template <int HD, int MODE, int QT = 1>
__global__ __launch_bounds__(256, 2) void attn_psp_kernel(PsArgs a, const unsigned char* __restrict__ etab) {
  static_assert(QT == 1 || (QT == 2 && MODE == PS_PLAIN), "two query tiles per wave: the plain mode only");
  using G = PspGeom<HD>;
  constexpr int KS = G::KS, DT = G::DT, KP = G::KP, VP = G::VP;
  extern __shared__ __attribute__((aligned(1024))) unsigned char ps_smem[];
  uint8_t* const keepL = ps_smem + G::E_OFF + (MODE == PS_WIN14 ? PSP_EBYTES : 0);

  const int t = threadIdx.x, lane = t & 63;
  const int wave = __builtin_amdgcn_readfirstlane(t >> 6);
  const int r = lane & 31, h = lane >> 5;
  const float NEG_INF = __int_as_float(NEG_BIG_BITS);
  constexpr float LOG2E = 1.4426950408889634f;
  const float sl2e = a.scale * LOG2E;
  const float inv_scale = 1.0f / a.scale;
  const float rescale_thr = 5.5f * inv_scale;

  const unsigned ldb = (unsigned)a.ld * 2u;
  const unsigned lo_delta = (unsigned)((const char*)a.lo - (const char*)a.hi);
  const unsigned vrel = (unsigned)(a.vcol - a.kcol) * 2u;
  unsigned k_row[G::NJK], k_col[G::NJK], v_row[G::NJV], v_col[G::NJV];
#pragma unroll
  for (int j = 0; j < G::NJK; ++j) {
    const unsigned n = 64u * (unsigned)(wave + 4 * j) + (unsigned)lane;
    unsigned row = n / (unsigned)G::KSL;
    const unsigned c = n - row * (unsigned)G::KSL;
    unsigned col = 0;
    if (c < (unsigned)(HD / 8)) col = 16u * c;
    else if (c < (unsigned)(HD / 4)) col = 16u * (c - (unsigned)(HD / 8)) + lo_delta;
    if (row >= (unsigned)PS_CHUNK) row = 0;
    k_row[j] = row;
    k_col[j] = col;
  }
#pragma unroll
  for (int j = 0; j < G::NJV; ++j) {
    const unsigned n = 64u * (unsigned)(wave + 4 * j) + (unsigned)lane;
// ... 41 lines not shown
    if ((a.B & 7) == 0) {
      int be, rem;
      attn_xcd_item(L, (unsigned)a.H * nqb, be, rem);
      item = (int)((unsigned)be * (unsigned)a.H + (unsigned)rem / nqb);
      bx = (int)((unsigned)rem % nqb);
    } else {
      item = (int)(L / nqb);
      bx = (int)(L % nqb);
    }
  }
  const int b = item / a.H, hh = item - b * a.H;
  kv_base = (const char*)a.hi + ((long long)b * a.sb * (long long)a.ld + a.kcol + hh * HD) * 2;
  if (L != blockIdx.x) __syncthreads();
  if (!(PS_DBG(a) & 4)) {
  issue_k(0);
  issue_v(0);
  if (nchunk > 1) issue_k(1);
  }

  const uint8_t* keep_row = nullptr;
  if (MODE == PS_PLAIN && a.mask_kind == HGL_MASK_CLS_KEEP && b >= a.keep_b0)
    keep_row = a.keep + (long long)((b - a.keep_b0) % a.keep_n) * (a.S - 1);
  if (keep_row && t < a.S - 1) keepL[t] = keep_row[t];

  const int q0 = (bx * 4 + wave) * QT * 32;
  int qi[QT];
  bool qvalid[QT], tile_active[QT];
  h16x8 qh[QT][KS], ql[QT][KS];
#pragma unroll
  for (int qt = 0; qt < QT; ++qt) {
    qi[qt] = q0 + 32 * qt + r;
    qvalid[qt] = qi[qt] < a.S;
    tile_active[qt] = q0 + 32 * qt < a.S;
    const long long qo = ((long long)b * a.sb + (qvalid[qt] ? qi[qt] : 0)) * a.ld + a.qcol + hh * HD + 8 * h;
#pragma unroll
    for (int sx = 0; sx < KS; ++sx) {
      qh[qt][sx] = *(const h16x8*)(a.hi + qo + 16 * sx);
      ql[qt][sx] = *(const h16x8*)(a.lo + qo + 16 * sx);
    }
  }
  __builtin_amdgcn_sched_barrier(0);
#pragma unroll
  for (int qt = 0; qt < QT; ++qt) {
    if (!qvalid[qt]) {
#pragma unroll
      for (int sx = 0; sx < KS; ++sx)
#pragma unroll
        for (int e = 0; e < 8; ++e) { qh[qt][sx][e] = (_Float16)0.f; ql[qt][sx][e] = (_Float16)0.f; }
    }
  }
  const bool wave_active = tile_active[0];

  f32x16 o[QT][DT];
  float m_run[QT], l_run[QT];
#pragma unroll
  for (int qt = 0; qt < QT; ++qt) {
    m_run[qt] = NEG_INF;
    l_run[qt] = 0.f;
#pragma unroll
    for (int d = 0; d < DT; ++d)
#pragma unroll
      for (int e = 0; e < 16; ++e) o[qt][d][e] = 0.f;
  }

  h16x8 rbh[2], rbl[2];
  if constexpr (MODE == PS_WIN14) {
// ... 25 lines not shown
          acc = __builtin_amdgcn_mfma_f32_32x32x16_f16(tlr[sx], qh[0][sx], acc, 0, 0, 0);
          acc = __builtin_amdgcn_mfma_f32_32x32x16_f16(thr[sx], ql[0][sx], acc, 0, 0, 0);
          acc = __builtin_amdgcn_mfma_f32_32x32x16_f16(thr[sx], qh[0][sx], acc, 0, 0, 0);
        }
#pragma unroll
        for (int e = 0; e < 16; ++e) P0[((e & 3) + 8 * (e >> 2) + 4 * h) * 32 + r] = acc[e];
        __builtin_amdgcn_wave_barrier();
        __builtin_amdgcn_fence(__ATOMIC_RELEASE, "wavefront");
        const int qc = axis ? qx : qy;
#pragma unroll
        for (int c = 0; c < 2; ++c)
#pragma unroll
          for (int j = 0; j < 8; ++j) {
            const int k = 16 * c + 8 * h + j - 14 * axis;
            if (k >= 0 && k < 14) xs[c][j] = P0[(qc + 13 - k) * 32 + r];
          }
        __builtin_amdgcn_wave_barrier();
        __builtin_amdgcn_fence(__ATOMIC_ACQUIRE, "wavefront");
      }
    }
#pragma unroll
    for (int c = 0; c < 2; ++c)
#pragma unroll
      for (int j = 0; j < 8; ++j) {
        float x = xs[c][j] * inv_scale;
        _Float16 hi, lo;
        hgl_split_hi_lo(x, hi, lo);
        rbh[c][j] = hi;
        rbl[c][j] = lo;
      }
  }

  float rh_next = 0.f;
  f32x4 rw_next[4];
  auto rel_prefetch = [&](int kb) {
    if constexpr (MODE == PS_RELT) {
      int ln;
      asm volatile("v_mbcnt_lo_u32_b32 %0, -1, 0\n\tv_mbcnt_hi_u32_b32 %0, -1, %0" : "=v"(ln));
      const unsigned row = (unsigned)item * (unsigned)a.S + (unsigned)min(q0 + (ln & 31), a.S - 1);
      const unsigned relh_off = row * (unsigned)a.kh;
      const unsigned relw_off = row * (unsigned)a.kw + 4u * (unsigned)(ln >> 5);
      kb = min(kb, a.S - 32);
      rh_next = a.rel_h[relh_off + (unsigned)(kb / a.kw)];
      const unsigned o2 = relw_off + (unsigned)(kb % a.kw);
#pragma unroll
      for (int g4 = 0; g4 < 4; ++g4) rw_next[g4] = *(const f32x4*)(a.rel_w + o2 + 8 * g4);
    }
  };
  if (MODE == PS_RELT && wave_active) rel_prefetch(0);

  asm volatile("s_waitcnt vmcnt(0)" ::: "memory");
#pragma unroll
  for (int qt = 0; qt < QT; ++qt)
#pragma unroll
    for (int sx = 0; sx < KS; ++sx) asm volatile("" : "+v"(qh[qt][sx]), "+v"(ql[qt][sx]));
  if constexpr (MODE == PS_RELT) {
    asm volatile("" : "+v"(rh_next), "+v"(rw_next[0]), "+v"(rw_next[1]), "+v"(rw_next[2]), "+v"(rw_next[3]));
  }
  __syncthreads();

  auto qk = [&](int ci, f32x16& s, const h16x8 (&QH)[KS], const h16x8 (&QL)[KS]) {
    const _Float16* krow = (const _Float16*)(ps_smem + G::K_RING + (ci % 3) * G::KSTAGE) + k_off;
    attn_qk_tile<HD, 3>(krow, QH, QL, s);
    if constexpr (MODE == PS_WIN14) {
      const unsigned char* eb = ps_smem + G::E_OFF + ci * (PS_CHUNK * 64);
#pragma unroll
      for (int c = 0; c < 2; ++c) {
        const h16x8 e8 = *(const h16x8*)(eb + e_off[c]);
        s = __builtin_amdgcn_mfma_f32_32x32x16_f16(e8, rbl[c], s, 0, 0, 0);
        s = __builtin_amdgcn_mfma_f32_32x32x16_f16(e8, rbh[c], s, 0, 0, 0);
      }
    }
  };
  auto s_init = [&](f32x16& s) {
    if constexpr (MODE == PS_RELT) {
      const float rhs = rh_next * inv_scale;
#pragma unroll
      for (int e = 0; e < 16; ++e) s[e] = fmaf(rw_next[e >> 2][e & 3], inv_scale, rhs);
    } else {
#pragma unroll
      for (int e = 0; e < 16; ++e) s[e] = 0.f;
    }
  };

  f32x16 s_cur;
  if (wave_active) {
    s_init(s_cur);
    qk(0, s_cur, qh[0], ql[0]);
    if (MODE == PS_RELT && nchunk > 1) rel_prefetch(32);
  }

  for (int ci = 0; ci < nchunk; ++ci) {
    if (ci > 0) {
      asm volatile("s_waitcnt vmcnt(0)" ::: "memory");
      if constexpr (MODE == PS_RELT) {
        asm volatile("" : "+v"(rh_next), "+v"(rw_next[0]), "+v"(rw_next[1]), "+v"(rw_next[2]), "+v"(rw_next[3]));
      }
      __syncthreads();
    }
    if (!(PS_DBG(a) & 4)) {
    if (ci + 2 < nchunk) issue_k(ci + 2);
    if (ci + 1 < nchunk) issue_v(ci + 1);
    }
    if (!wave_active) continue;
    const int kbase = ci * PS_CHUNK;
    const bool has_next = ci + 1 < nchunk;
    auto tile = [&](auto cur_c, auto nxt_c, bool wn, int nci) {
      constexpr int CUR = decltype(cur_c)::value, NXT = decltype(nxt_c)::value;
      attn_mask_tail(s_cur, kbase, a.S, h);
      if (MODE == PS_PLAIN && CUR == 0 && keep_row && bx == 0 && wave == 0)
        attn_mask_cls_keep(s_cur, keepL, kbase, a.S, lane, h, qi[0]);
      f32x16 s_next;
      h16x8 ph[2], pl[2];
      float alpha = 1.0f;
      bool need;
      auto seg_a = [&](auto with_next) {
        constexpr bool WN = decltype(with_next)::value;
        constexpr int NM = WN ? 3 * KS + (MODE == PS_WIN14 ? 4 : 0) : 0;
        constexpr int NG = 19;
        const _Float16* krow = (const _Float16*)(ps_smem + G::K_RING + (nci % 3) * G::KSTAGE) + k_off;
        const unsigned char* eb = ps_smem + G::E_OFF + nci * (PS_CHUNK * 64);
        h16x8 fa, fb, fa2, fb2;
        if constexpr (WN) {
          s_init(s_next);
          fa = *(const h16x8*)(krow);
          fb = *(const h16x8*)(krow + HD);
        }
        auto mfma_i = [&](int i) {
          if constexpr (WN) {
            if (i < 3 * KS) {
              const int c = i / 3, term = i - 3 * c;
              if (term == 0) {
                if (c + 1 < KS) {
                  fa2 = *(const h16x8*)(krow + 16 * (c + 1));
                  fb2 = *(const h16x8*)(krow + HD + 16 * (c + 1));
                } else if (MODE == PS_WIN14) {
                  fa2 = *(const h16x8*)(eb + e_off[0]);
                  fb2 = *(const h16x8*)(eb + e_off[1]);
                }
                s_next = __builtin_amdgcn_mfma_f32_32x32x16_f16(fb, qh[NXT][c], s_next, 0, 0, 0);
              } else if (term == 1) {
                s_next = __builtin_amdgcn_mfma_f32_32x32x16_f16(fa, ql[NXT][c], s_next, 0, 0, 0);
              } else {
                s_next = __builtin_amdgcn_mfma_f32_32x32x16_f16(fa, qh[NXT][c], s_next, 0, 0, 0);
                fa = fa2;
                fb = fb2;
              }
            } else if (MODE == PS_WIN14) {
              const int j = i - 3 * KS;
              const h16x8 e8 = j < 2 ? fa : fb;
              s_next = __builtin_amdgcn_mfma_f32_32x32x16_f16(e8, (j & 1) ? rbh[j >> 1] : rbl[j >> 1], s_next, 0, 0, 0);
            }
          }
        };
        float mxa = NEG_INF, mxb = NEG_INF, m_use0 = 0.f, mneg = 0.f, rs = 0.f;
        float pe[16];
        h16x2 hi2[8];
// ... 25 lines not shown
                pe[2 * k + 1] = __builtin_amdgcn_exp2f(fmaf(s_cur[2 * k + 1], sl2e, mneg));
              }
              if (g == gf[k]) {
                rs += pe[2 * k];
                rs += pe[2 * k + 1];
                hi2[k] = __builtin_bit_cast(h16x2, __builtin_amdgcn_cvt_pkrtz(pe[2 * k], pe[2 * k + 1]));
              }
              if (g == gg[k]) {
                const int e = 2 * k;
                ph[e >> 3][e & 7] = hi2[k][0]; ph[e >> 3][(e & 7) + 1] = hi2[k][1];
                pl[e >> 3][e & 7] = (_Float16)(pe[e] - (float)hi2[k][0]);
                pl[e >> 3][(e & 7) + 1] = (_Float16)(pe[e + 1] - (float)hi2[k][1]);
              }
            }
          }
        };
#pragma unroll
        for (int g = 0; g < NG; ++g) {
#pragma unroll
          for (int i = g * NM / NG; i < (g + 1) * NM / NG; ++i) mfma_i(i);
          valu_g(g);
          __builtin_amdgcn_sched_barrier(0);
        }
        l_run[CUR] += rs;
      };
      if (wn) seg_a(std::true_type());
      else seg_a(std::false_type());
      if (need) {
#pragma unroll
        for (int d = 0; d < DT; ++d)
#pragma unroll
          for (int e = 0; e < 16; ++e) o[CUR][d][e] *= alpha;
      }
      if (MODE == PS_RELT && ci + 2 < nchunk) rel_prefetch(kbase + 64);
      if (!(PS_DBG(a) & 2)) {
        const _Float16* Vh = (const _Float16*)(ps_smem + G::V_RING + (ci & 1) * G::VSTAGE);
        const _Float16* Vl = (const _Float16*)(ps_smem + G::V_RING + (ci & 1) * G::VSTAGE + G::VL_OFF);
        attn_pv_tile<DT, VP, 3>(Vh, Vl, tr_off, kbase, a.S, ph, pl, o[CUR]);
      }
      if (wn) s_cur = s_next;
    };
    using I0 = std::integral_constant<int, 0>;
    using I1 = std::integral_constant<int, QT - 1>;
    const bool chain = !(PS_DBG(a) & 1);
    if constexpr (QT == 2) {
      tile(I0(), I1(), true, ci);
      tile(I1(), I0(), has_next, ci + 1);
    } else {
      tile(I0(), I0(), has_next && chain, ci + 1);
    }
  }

-*-*-

Your answer should consist only of the lines from the one that holds "float mxa = NEG_INF, mxb" to the end of the entries above, both ends included, each repeated exactly.

        float mxa = NEG_INF, mxb = NEG_INF, m_use0 = 0.f, mneg = 0.f, rs = 0.f;
        float pe[16];
        h16x2 hi2[8];
// ... 25 lines not shown
                pe[2 * k + 1] = __builtin_amdgcn_exp2f(fmaf(s_cur[2 * k + 1], sl2e, mneg));
              }
              if (g == gf[k]) {
                rs += pe[2 * k];
                rs += pe[2 * k + 1];
                hi2[k] = __builtin_bit_cast(h16x2, __builtin_amdgcn_cvt_pkrtz(pe[2 * k], pe[2 * k + 1]));
              }
              if (g == gg[k]) {
                const int e = 2 * k;
                ph[e >> 3][e & 7] = hi2[k][0]; ph[e >> 3][(e & 7) + 1] = hi2[k][1];
                pl[e >> 3][e & 7] = (_Float16)(pe[e] - (float)hi2[k][0]);
                pl[e >> 3][(e & 7) + 1] = (_Float16)(pe[e + 1] - (float)hi2[k][1]);
              }
            }
          }
        };
#pragma unroll
        for (int g = 0; g < NG; ++g) {
#pragma unroll
          for (int i = g * NM / NG; i < (g + 1) * NM / NG; ++i) mfma_i(i);
          valu_g(g);
          __builtin_amdgcn_sched_barrier(0);
        }
        l_run[CUR] += rs;
      };
      if (wn) seg_a(std::true_type());
      else seg_a(std::false_type());
      if (need) {
#pragma unroll
        for (int d = 0; d < DT; ++d)
#pragma unroll
          for (int e = 0; e < 16; ++e) o[CUR][d][e] *= alpha;
      }
      if (MODE == PS_RELT && ci + 2 < nchunk) rel_prefetch(kbase + 64);
      if (!(PS_DBG(a) & 2)) {
        const _Float16* Vh = (const _Float16*)(ps_smem + G::V_RING + (ci & 1) * G::VSTAGE);
        const _Float16* Vl = (const _Float16*)(ps_smem + G::V_RING + (ci & 1) * G::VSTAGE + G::VL_OFF);
        attn_pv_tile<DT, VP, 3>(Vh, Vl, tr_off, kbase, a.S, ph, pl, o[CUR]);
      }
      if (wn) s_cur = s_next;
    };
    using I0 = std::integral_constant<int, 0>;
    using I1 = std::integral_constant<int, QT - 1>;
    const bool chain = !(PS_DBG(a) & 1);
    if constexpr (QT == 2) {
      tile(I0(), I1(), true, ci);
      tile(I1(), I0(), has_next, ci + 1);
    } else {
      tile(I0(), I0(), has_next && chain, ci + 1);
    }
  }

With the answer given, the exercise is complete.